## Dataset entries
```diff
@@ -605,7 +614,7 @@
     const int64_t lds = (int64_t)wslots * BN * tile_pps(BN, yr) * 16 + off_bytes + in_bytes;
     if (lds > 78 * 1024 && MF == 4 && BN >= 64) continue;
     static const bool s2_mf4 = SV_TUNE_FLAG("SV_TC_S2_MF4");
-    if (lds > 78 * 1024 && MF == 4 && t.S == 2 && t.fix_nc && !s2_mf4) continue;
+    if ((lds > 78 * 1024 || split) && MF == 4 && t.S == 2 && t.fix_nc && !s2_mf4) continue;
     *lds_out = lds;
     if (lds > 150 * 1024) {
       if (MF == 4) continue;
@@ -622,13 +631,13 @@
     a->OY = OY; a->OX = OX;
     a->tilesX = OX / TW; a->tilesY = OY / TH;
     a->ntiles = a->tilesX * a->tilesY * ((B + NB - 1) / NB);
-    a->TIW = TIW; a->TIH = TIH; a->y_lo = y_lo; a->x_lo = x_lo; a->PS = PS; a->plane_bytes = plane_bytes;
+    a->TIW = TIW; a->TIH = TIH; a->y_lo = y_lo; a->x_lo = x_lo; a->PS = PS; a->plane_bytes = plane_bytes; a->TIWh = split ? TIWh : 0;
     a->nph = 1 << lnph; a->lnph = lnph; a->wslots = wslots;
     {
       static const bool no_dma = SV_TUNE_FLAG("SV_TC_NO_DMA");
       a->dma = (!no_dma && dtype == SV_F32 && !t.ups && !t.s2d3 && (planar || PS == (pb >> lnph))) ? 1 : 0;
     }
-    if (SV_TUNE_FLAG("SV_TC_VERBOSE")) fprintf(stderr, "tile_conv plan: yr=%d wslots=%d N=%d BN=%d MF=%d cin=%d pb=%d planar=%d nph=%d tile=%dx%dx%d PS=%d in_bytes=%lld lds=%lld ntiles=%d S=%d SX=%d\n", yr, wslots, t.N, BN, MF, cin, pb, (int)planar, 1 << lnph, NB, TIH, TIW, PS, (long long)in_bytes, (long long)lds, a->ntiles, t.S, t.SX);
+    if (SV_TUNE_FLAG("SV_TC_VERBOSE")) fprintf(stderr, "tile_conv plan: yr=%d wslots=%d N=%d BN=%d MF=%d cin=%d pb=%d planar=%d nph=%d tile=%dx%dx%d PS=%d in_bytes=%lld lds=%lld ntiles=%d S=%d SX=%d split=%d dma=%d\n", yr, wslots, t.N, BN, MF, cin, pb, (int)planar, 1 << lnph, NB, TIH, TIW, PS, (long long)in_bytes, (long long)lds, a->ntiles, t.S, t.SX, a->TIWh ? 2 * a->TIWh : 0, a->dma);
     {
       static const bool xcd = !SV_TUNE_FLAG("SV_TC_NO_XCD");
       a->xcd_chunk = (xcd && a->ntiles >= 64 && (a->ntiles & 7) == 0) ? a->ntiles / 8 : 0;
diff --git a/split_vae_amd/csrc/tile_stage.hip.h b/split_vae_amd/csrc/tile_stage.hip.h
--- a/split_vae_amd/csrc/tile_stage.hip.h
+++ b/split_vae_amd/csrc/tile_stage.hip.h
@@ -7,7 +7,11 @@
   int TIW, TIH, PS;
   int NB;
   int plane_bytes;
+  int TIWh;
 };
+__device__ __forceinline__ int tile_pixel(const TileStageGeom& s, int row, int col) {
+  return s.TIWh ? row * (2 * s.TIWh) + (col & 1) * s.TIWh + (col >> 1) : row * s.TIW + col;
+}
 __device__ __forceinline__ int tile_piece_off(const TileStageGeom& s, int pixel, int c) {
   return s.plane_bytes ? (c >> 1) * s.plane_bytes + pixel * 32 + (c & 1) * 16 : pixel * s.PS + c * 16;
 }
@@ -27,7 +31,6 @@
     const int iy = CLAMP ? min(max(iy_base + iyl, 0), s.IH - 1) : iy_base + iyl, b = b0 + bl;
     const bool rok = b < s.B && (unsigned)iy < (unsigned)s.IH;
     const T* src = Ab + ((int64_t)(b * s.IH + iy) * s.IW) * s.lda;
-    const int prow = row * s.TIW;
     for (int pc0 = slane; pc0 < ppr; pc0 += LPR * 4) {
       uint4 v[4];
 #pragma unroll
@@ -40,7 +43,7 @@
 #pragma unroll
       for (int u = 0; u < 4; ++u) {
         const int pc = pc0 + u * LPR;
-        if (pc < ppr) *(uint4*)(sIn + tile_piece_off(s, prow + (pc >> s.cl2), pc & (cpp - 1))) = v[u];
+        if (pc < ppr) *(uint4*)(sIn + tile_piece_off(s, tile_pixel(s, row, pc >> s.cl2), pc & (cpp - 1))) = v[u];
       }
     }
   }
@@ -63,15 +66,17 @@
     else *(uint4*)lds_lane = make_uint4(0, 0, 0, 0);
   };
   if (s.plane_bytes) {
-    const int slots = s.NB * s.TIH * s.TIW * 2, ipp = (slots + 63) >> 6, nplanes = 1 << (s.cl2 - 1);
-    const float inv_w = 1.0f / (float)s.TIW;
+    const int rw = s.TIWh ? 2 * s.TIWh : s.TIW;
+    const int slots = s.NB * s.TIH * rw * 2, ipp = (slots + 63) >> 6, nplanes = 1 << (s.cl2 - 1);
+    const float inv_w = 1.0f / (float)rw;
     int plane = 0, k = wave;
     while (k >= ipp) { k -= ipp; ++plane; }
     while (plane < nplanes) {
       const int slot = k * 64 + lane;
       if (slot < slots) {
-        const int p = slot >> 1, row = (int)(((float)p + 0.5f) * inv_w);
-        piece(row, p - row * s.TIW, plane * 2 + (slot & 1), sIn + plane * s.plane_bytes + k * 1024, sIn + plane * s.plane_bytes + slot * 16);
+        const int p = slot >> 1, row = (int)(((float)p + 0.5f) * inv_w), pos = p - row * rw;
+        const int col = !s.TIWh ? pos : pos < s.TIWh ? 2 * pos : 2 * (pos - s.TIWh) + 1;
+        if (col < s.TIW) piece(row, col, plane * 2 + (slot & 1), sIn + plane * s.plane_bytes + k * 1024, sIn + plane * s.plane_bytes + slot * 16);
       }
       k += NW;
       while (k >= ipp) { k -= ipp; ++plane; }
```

## Exercise brief
Provide an exact transcription of every entry above.

## Result of this exercise
```diff
@@ -605,7 +614,7 @@
     const int64_t lds = (int64_t)wslots * BN * tile_pps(BN, yr) * 16 + off_bytes + in_bytes;
     if (lds > 78 * 1024 && MF == 4 && BN >= 64) continue;
     static const bool s2_mf4 = SV_TUNE_FLAG("SV_TC_S2_MF4");
-    if (lds > 78 * 1024 && MF == 4 && t.S == 2 && t.fix_nc && !s2_mf4) continue;
+    if ((lds > 78 * 1024 || split) && MF == 4 && t.S == 2 && t.fix_nc && !s2_mf4) continue;
     *lds_out = lds;
     if (lds > 150 * 1024) {
       if (MF == 4) continue;
@@ -622,13 +631,13 @@
     a->OY = OY; a->OX = OX;
     a->tilesX = OX / TW; a->tilesY = OY / TH;
     a->ntiles = a->tilesX * a->tilesY * ((B + NB - 1) / NB);
-    a->TIW = TIW; a->TIH = TIH; a->y_lo = y_lo; a->x_lo = x_lo; a->PS = PS; a->plane_bytes = plane_bytes;
+    a->TIW = TIW; a->TIH = TIH; a->y_lo = y_lo; a->x_lo = x_lo; a->PS = PS; a->plane_bytes = plane_bytes; a->TIWh = split ? TIWh : 0;
     a->nph = 1 << lnph; a->lnph = lnph; a->wslots = wslots;
     {
       static const bool no_dma = SV_TUNE_FLAG("SV_TC_NO_DMA");
       a->dma = (!no_dma && dtype == SV_F32 && !t.ups && !t.s2d3 && (planar || PS == (pb >> lnph))) ? 1 : 0;
     }
-    if (SV_TUNE_FLAG("SV_TC_VERBOSE")) fprintf(stderr, "tile_conv plan: yr=%d wslots=%d N=%d BN=%d MF=%d cin=%d pb=%d planar=%d nph=%d tile=%dx%dx%d PS=%d in_bytes=%lld lds=%lld ntiles=%d S=%d SX=%d\n", yr, wslots, t.N, BN, MF, cin, pb, (int)planar, 1 << lnph, NB, TIH, TIW, PS, (long long)in_bytes, (long long)lds, a->ntiles, t.S, t.SX);
+    if (SV_TUNE_FLAG("SV_TC_VERBOSE")) fprintf(stderr, "tile_conv plan: yr=%d wslots=%d N=%d BN=%d MF=%d cin=%d pb=%d planar=%d nph=%d tile=%dx%dx%d PS=%d in_bytes=%lld lds=%lld ntiles=%d S=%d SX=%d split=%d dma=%d\n", yr, wslots, t.N, BN, MF, cin, pb, (int)planar, 1 << lnph, NB, TIH, TIW, PS, (long long)in_bytes, (long long)lds, a->ntiles, t.S, t.SX, a->TIWh ? 2 * a->TIWh : 0, a->dma);
     {
       static const bool xcd = !SV_TUNE_FLAG("SV_TC_NO_XCD");
       a->xcd_chunk = (xcd && a->ntiles >= 64 && (a->ntiles & 7) == 0) ? a->ntiles / 8 : 0;
diff --git a/split_vae_amd/csrc/tile_stage.hip.h b/split_vae_amd/csrc/tile_stage.hip.h
--- a/split_vae_amd/csrc/tile_stage.hip.h
+++ b/split_vae_amd/csrc/tile_stage.hip.h
@@ -7,7 +7,11 @@
   int TIW, TIH, PS;
   int NB;
   int plane_bytes;
+  int TIWh;
 };
+__device__ __forceinline__ int tile_pixel(const TileStageGeom& s, int row, int col) {
+  return s.TIWh ? row * (2 * s.TIWh) + (col & 1) * s.TIWh + (col >> 1) : row * s.TIW + col;
+}
 __device__ __forceinline__ int tile_piece_off(const TileStageGeom& s, int pixel, int c) {
   return s.plane_bytes ? (c >> 1) * s.plane_bytes + pixel * 32 + (c & 1) * 16 : pixel * s.PS + c * 16;
 }
@@ -27,7 +31,6 @@
     const int iy = CLAMP ? min(max(iy_base + iyl, 0), s.IH - 1) : iy_base + iyl, b = b0 + bl;
     const bool rok = b < s.B && (unsigned)iy < (unsigned)s.IH;
     const T* src = Ab + ((int64_t)(b * s.IH + iy) * s.IW) * s.lda;
-    const int prow = row * s.TIW;
     for (int pc0 = slane; pc0 < ppr; pc0 += LPR * 4) {
       uint4 v[4];
 #pragma unroll
@@ -40,7 +43,7 @@
 #pragma unroll
       for (int u = 0; u < 4; ++u) {
         const int pc = pc0 + u * LPR;
-        if (pc < ppr) *(uint4*)(sIn + tile_piece_off(s, prow + (pc >> s.cl2), pc & (cpp - 1))) = v[u];
+        if (pc < ppr) *(uint4*)(sIn + tile_piece_off(s, tile_pixel(s, row, pc >> s.cl2), pc & (cpp - 1))) = v[u];
       }
     }
   }
@@ -63,15 +66,17 @@
     else *(uint4*)lds_lane = make_uint4(0, 0, 0, 0);
   };
   if (s.plane_bytes) {
-    const int slots = s.NB * s.TIH * s.TIW * 2, ipp = (slots + 63) >> 6, nplanes = 1 << (s.cl2 - 1);
-    const float inv_w = 1.0f / (float)s.TIW;
+    const int rw = s.TIWh ? 2 * s.TIWh : s.TIW;
+    const int slots = s.NB * s.TIH * rw * 2, ipp = (slots + 63) >> 6, nplanes = 1 << (s.cl2 - 1);
+    const float inv_w = 1.0f / (float)rw;
     int plane = 0, k = wave;
     while (k >= ipp) { k -= ipp; ++plane; }
     while (plane < nplanes) {
       const int slot = k * 64 + lane;
       if (slot < slots) {
-        const int p = slot >> 1, row = (int)(((float)p + 0.5f) * inv_w);
-        piece(row, p - row * s.TIW, plane * 2 + (slot & 1), sIn + plane * s.plane_bytes + k * 1024, sIn + plane * s.plane_bytes + slot * 16);
+        const int p = slot >> 1, row = (int)(((float)p + 0.5f) * inv_w), pos = p - row * rw;
+        const int col = !s.TIWh ? pos : pos < s.TIWh ? 2 * pos : 2 * (pos - s.TIWh) + 1;
+        if (col < s.TIW) piece(row, col, plane * 2 + (slot & 1), sIn + plane * s.plane_bytes + k * 1024, sIn + plane * s.plane_bytes + slot * 16);
       }
       k += NW;
       while (k >= ipp) { k -= ipp; ++plane; }
```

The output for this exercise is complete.